(Stored records)
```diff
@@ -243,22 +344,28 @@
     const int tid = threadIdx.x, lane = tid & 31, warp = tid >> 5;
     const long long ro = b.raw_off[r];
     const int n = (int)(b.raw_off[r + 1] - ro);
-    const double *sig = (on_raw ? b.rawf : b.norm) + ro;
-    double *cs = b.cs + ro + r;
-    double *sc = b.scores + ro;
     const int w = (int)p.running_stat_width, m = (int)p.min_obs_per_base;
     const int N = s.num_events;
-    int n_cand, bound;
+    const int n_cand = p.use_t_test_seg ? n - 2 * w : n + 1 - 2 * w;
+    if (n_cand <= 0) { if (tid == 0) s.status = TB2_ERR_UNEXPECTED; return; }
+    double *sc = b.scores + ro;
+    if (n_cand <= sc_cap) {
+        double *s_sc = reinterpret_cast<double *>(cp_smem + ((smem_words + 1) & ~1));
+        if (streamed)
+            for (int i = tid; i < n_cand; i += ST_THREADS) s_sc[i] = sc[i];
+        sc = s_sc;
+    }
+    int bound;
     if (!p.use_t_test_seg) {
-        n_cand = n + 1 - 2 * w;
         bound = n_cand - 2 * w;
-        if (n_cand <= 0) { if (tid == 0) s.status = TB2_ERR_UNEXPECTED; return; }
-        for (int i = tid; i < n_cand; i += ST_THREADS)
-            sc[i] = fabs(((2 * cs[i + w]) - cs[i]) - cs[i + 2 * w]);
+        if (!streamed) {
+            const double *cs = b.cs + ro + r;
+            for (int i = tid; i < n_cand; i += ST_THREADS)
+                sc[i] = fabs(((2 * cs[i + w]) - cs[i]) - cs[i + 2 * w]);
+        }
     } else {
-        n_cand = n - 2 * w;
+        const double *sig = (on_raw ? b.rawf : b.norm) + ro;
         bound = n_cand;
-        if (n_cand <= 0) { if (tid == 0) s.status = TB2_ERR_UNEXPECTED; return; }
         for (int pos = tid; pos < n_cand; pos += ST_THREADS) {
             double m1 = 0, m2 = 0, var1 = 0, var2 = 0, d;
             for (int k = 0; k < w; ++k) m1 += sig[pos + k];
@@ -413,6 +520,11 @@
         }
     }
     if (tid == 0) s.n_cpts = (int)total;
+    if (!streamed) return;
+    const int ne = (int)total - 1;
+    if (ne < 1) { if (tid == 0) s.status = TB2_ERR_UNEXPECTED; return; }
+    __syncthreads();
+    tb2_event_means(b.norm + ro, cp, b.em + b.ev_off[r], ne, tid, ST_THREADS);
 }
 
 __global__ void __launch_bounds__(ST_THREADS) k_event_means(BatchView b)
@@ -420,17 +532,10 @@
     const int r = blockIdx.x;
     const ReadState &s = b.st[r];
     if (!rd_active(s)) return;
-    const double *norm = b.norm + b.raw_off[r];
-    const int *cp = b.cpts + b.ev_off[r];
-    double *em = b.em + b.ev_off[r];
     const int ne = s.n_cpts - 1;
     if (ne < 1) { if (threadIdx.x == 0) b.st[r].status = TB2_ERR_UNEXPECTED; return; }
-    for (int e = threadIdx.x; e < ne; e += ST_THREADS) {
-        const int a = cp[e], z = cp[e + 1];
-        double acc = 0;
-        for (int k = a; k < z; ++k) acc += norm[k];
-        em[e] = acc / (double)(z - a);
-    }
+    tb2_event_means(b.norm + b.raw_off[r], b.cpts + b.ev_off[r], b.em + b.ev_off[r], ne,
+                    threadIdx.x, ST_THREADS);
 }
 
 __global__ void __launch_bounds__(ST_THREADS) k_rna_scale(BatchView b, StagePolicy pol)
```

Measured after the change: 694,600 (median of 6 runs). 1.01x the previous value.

> WHAT YOU ARE ASKED TO DO: Your answer should be each line from the entries that includes the string "fabs".

> ANSWER SECTION:
-            sc[i] = fabs(((2 * cs[i + w]) - cs[i]) - cs[i + 2 * w]);
+                sc[i] = fabs(((2 * cs[i + w]) - cs[i]) - cs[i + 2 * w]);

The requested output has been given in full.